Bukankah memilukan, apabila seorang tinggal dirumah yang seperti istana, sesaat saudara kandungnya tinggal dirumah RSSS (rumah sangat sederhana sekali). Bukankah kita mengangkat alis apabila seorang memiliki kekayaan besar, turun dari satu mobil mewah dengan dibukakan pintu oleh beberapa ajudan, berpindah dari satu gedung mewah ke gedung mewah berikutnya, Tetapi saudara kandungnya jadi kuli atau babu yang siap diperintah-perintah dengan suara tinggi sambil diacungi telunjuk kiri, berwajah penuh ketakutan dengan kepala tertunduk dan tubuh yang membungkuk. 

Ingatlah.. Rasulullah SAW bersabda : 

…. يا أمة محمد، والذي بعثني بالحق لا يقبل الله صدقة من رجل وله قرابة محتاجون إلى صلته ويصرفها إلى غيرهم. والذي نفسي بيده، لا ينظر الله إليه يوم القيامة 

“…. Wahai umat Muhammad, untuk Allah yang sudah mengutusku dengan kebenaran, Allah akan tidak terima sedekah seorang yang memiliki kerabat yang membutuhkan bantuannya, sementara ia memberi sedekah atau pertolongan itu pada orang lain. Serta untuk Allah yang jiwaku ada dalam genggamannya, Allah tidak akan memandangnya di hari kiamat nanti”. (HR. Thabrani) 

Rasulullah SAW juga pernah bersabda : 

الصدقة على المسكين صدقة، وعلى القريب صدقتان، صدقة وصلة 
“Sedekah pada orang miskin dinilai satu sedekah, sedang pada karib (saudara dekat) nilainya sama dengan dua, nilai sedekah serta nilai menghubungkan persaudaraan”. 

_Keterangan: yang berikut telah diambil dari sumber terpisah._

diff --git a/saber_amd/csrc/capi_kernels.hip b/saber_amd/csrc/capi_kernels.hip
--- a/saber_amd/csrc/capi_kernels.hip
+++ b/saber_amd/csrc/capi_kernels.hip
@@ -142,6 +142,14 @@
                                     int H, int W, float thr, float offset, uint32_t* bits, int32_t* stats, void* stream) {
     return kcheck(launch_mask_post(lowres, idx, n, crop_x0, crop_y0, crop_w, crop_h, H, W, thr, offset, bits,
                                    reinterpret_cast<MaskStats*>(stats), (hipStream_t)stream, pass));
+}
+
+extern "C" int saber_k_mask_post_group(const float* lowres, const int* idx, const uint8_t* pass, const int32_t* crops_host, const int32_t* crops_dev, int n_crops,
+                                       int H, int W, float thr, float offset, uint32_t* bits, int32_t* stats, void* stream) {
+    static_assert(sizeof(DevCrop) == 8 * sizeof(int32_t), "saber_k_mask_post_group: 8 int32 per crop");
+    if (n_crops > 0 && (!crops_host || !crops_dev)) return kfail("mask_post_group: the crop table is needed on the host and on the device");
+    return kcheck(launch_mask_post_group(lowres, idx, reinterpret_cast<const DevCrop*>(crops_dev), reinterpret_cast<const DevCrop*>(crops_host), n_crops, H, W, thr, offset,
+                                         bits, reinterpret_cast<MaskStats*>(stats), (hipStream_t)stream, pass));
 }
 
 extern "C" int saber_k_resize_normalize(const float* img, int H, int W, int channels, const int* crops_dev, int n, float* out, int res, void* stream) {
diff --git a/saber_amd/csrc/decoder_ops.hip b/saber_amd/csrc/decoder_ops.hip
--- a/saber_amd/csrc/decoder_ops.hip
+++ b/saber_amd/csrc/decoder_ops.hip
@@ -729,100 +729,148 @@
     }
 }
 
-__global__ __launch_bounds__(256) void mask_post_w1k_kernel(const float* __restrict__ lowres, const int* __restrict__ idx, int crop_x0,
-                                                            int crop_y0, int crop_w, int crop_h, int H, int W, float thr, float offset,
+template <bool WIDE>
+__global__ __launch_bounds__(256, 4) void mask_post_w1k_kernel(const float* __restrict__ lowres, const int* __restrict__ idx, const DevCrop* __restrict__ crops,
+                                                            int n_crops, int crop_x0, int crop_y0, int crop_w, int crop_h, int H, int W, float thr, float offset,
                                                             uint32_t* __restrict__ bits, MaskStats* __restrict__ stats, const uint8_t* __restrict__ pass) {
     if (pass && !pass[blockIdx.y]) return;
+    const int mi = blockIdx.y;
+    if (crops) {
+        const int k = crops[0].kbase + mi;
+        int c = 0;
+        while (c < n_crops && (k < crops[c].kbase || k >= crops[c].kbase + crops[c].nm)) ++c;
+        if (c == n_crops) return;
+        crop_x0 = crops[c].box[0]; crop_y0 = crops[c].box[1]; crop_w = crops[c].box[2] - crop_x0; crop_h = crops[c].box[3] - crop_y0;
+    }
     __shared__ float vrow[4][260];
     __shared__ int red[4][8];
-    const int mi = blockIdx.y;
+    __shared__ int2 tap[1024];
+    __shared__ __attribute__((aligned(16))) uint32_t wbits[WIDE ? 4 : 1][WIDE ? 512 : 4];
     const float* src = lowres + (int64_t)(idx ? idx[mi] : mi) * 65536;
     const int lane = threadIdx.x & 63, wave = threadIdx.x >> 6;
     const int W32 = (W + 31) >> 5;
+    const int band = (int)((blockIdx.x + blockIdx.y) % gridDim.x);
+    const int ybase = band * MP_ROWS + wave * (MP_ROWS / 4);
+    auto zero_rows = [&](int y, int nr) {
+        if (WIDE) {
+            uint4* dst = reinterpret_cast<uint4*>(bits + ((int64_t)mi * H + y) * W32);
+            for (int q = lane; q < nr * (W32 >> 2); q += 64) dst[q] = make_uint4(0u, 0u, 0u, 0u);
+        } else {
+            for (int r = 0; r < nr; ++r) {
+                uint32_t* brow = bits + ((int64_t)mi * H + y + r) * W32;
+                for (int wd = lane; wd < W32; wd += 64) brow[wd] = 0u;
+            }
+        }
+    };
+    const int wave_rows = min(MP_ROWS / 4, H - ybase);
+    if (band * MP_ROWS >= crop_y0 + crop_h || band * MP_ROWS + MP_ROWS <= crop_y0) {
+        if (wave_rows > 0) zero_rows(ybase, wave_rows);
+        return;
+    }
     const float sy_scale = 256.0f / (float)crop_h, sx_scale = 256.0f / (float)crop_w;
     const int c_lo = max(crop_x0, 0) >> 6, c_hi = min(crop_x0 + crop_w - 1, W - 1) >> 6;
-    int x0a[16];
-    float lxa[16];
-#pragma unroll
-    for (int c = 0; c < 16; ++c) {
-        const int x = 64 * c + lane, cx = x - crop_x0;
+    for (int x = 64 * c_lo + (int)threadIdx.x; x < 64 * c_hi + 64; x += 256) {
+        const int cx = x - crop_x0;
         float sx = ((float)cx + 0.5f) * sx_scale - 0.5f;
         sx = fmaxf(sx, 0.f);
         const int x0i = min((int)sx, 255);
         const bool valid = x < W && cx >= 0 && cx < crop_w;
-        x0a[c] = valid ? x0i : 257;
-        lxa[c] = valid ? sx - (float)x0i : 0.0f;
+        tap[x] = make_int2(valid ? x0i : 257, __float_as_int(valid ? sx - (float)x0i : 0.0f));
     }
     if (lane < 2) vrow[wave][257 + lane] = -3.0e38f;
-    auto fetch = [&](int y, float4* a, float4* b, float* ly) -> bool {
-        const int cy = y - crop_y0;
-        if (y >= H || cy < 0 || cy >= crop_h) return false;
-        float sy = ((float)cy + 0.5f) * sy_scale - 0.5f;
-        sy = fmaxf(sy, 0.f);
-        const int y0i = min((int)sy, 255), y1i = min(y0i + 1, 255);
-        *ly = sy - (float)y0i;
-        *a = *reinterpret_cast<const float4*>(src + y0i * 256 + lane * 4);
-        *b = *reinterpret_cast<const float4*>(src + y1i * 256 + lane * 4);
-        return true;
-    };
+    __syncthreads();
     int area = 0, inter = 0, uni = 0, xmin = 1 << 30, xmax = -1, ymin = 1 << 30, ymax = -1;
-    const int ybase = blockIdx.x * MP_ROWS + wave * (MP_ROWS / 4);
-    float4 na = make_float4(0.f, 0.f, 0.f, 0.f), nb = na;
-    float nly = 0.f;
-    bool nin = fetch(ybase, &na, &nb, &nly);
-    for (int r = 0; r < MP_ROWS / 4; ++r) {
-        const int y = ybase + r;
-        if (y >= H) break;
-        uint32_t* brow = bits + ((int64_t)mi * H + y) * W32;
-        const float4 a = na, b = nb;
-        const float ly = nly;
-        const bool in_crop = nin;
-        nin = (r + 1 < MP_ROWS / 4) ? fetch(y + 1, &na, &nb, &nly) : false;
-        if (!in_crop) {
-            for (int wd = lane; wd < W32; wd += 64) brow[wd] = 0u;
-            continue;
-        }
-        __builtin_amdgcn_wave_barrier();
-        {
-            float* vw = vrow[wave] + lane * 4;
-            vw[0] = (1.0f - ly) * a.x + ly * b.x; vw[1] = (1.0f - ly) * a.y + ly * b.y;
-            vw[2] = (1.0f - ly) * a.z + ly * b.z; vw[3] = (1.0f - ly) * a.w + ly * b.w;
-            if (lane == 63) vw[4] = vw[3];
-        }
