+            auto tile = [&](auto half_c, auto ovl_c) __attribute__((always_inline)) {
+                using I0 = integral_constant<int, 0>;
+                using I1 = integral_constant<int, 1>;
+                constexpr bool HALF = decltype(half_c)::value;
+                f32x4 y[D], qa, qb;
+                unsigned As0[3][4], Bs0[FT][3][4], As1[3][4], Bs1[FT][3][4];
+                v2f rk[4][2];
+                auto none = [&]() __attribute__((always_inline)) { __builtin_amdgcn_sched_barrier(0); };
+                auto m16 = [&]() __attribute__((always_inline)) { __builtin_amdgcn_sched_barrier(0); epart_b(16, y); };
+                auto m32 = [&]() __attribute__((always_inline)) { __builtin_amdgcn_sched_barrier(0); epart_b(32, y); };
+                auto m48 = [&]() __attribute__((always_inline)) { __builtin_amdgcn_sched_barrier(0); epart_b(48, y); };
+                if constexpr (!HALF) {
+                    epart_a(0, y);
+                    epart_b(0, y);
+                    qa = qform(y);
+                    __builtin_amdgcn_sched_barrier(0);
+                    epart_a(16, y);
+                    post(ovl_c, I0{}, 0, qa, As0, Bs0, rk[0], m16);
+                    qb = qform(y);
+                    __builtin_amdgcn_sched_barrier(0);
+                    epart_a(32, y);
+                    post(ovl_c, I1{}, 16, qb, As0, Bs0, rk[1], m32);
+                    qa = qform(y);
+                    __builtin_amdgcn_sched_barrier(0);
+                    moments(As0, Bs0);
+                } else {
+                    epart_a(32, y);
+                    epart_b(32, y);
+                    qa = qform(y);
+                    __builtin_amdgcn_sched_barrier(0);
+                }
+                epart_a(48, y);
+                post(ovl_c, I0{}, 32, qa, As1, Bs1, rk[2], m48);
+                qb = qform(y);
+                __builtin_amdgcn_sched_barrier(0);
+                post(ovl_c, I1{}, 48, qb, As1, Bs1, rk[3], none);
+                __builtin_amdgcn_sched_barrier(0);
+                moments(As1, Bs1);
+                if (a.logr_out) {
+#pragma unroll
+                    for (int s = HALF ? 2 : 0; s < 4; ++s)
+#pragma unroll
+                        for (int v = 0; v < 4; ++v) a.logr_out[tbase + (long long)(16 * s + 4 * v) * 16] = logf(rk[s][v >> 1][v & 1]);
+                }
+            };
+            for (; row0 + TR <= hi; row0 += TR) {
+                stage(T_{});
+                tile(F_{}, F_{});
+                flush();
+            }
+            PASS_TS(6);
+            if (row0 < hi && hi - lo >= TR) {
+                const int done = TR - (int)(hi - row0);
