#define bucket_of shn_bucket_of

template <bool CANON>
__device__ __forceinline__ bool gen_key(const ReadsView& v, uint64_t r, uint32_t pos, int k, uint64_t& key) {
  uint32_t len = v.len ? v.len[r] : v.fixed_len;
  if (pos + k > len) return false;
// ... 907 lines not shown
  ShnDevBufs bufs(s);
  uint32_t* d_flag = nullptr; uint64_t* d_pos = nullptr;
  HIP_TRY(bufs.get(&d_flag, (n + 1) * 4)); HIP_TRY(bufs.get(&d_pos, (n + 2) * 8));
  const dim3 grid((uint32_t)std::max<uint64_t>(1, std::min<uint64_t>(cdiv(n, 256), 1u << 20))), blk(256);
  if (n) hipLaunchKernelGGL(table_keep_kernel, grid, blk, 0, s, (const uint64_t*)t->d_keys, (const uint32_t*)t->d_counts, n, t->k, t->canonical, lower, d_flag);
  uint64_t kept = 0;
  if (n) { int rc = shn_device_scan_u32(ctx, d_flag, n, d_pos, &kept); if (rc) return rc; }
  else HIP_TRY(hipMemsetAsync(d_pos, 0, 16, s));
  shn_table* o = new shn_table();
  *o = *t;
  o->ctx = ctx; o->n = kept; o->d_keys = nullptr; o->d_counts = nullptr; o->d_bucket_off = nullptr;
#define TRYT(x) do { hipError_t _e = (x); if (_e != hipSuccess) { shn_table_destroy(o); return shn_fail(SHN_ERR_HIP, std::string(#x) + ": " + hipGetErrorString(_e)); } } while (0)
  TRYT(shn_dev_malloc(&o->d_keys, (kept + 1) * 8));
  TRYT(shn_dev_malloc(&o->d_counts, (kept + 1) * 4));
  TRYT(shn_dev_malloc(&o->d_bucket_off, nb1 * 8));
  if (n) hipLaunchKernelGGL(table_keep_scatter_kernel, grid, blk, 0, s, (const uint64_t*)t->d_keys, (const uint32_t*)t->d_counts, (const uint32_t*)d_flag,
                            (const uint64_t*)d_pos, n, o->d_keys, o->d_counts);
  hipLaunchKernelGGL(table_keep_boff_kernel, dim3((uint32_t)std::min<uint64_t>(cdiv(nb1, 256), 1u << 20)), blk, 0, s, (const uint64_t*)t->d_bucket_off, nb1,
                     (const uint64_t*)d_pos, o->d_bucket_off);
  TRYT(hipGetLastError());
  TRYT(hipStreamSynchronize(s));
#undef TRYT
  *out = o;
  return SHN_OK;
}

extern "C" int shn_table_device_ptrs(const shn_table* t, void** keys, void** counts) {
  if (!t) return shn_fail(SHN_ERR_ARG, "shn_table_device_ptrs: NULL table");
  if (keys) *keys = t->d_keys;
  if (counts) *counts = t->d_counts;
  return SHN_OK;
}

extern "C" int shn_table_lookup(shn_ctx* ctx, const shn_table* t, const uint64_t* keys, uint64_t n, uint32_t* counts) {
  if (!ctx || !t || (!keys && n) || (!counts && n)) return shn_fail(SHN_ERR_ARG, "shn_table_lookup: NULL argument");
  if (!n) return SHN_OK;
  SHN_ENTER(ctx);
  hipStream_t s = ctx->stream; shn_use_stream(s);
  uint64_t* dq; uint32_t* dc;
  HIP_TRY(shn_hip_malloc(&dq, n * 8));
  HIP_TRY(shn_hip_malloc(&dc, n * 4));
  HIP_TRY(hipMemcpyAsync(dq, keys, n * 8, hipMemcpyHostToDevice, s));
  {
    TimerRegion tr(ctx, T_LOOKUP);
    hipLaunchKernelGGL(lookup_kernel, dim3((uint32_t)cdiv(n, 256)), dim3(256), 0, s, shn_tab_idx(t), t->d_counts, dq, n, dc);
  }
  HIP_TRY(hipMemcpyAsync(counts, dc, n * 4, hipMemcpyDeviceToHost, s));
  HIP_TRY(hipStreamSynchronize(s));
  hipFree(dq); hipFree(dc);
  return SHN_OK;
}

Ada pesan utama yang begitu jelas di sini : 

“Jika anda jadi orang yang kaya, jadikanlah orang terdekat anda yang pertama sekali merasakan kekayaan itu. Ibu-bapak, anak-istri, saudara kandung, baru yang lain. Jangan pernah masyarakat anda memuji kedermawanan anda, sementara orang terdekat mengurut dada karena kebakhilan anda, padahal mereka dikira kaya oleh orang lain karena anda


0 Response to "WAJIB ANDA TAHU....!!! Lebih Utama Mana.. Sedekah Pada Orang Miskin Atau Pada Kerabat ???"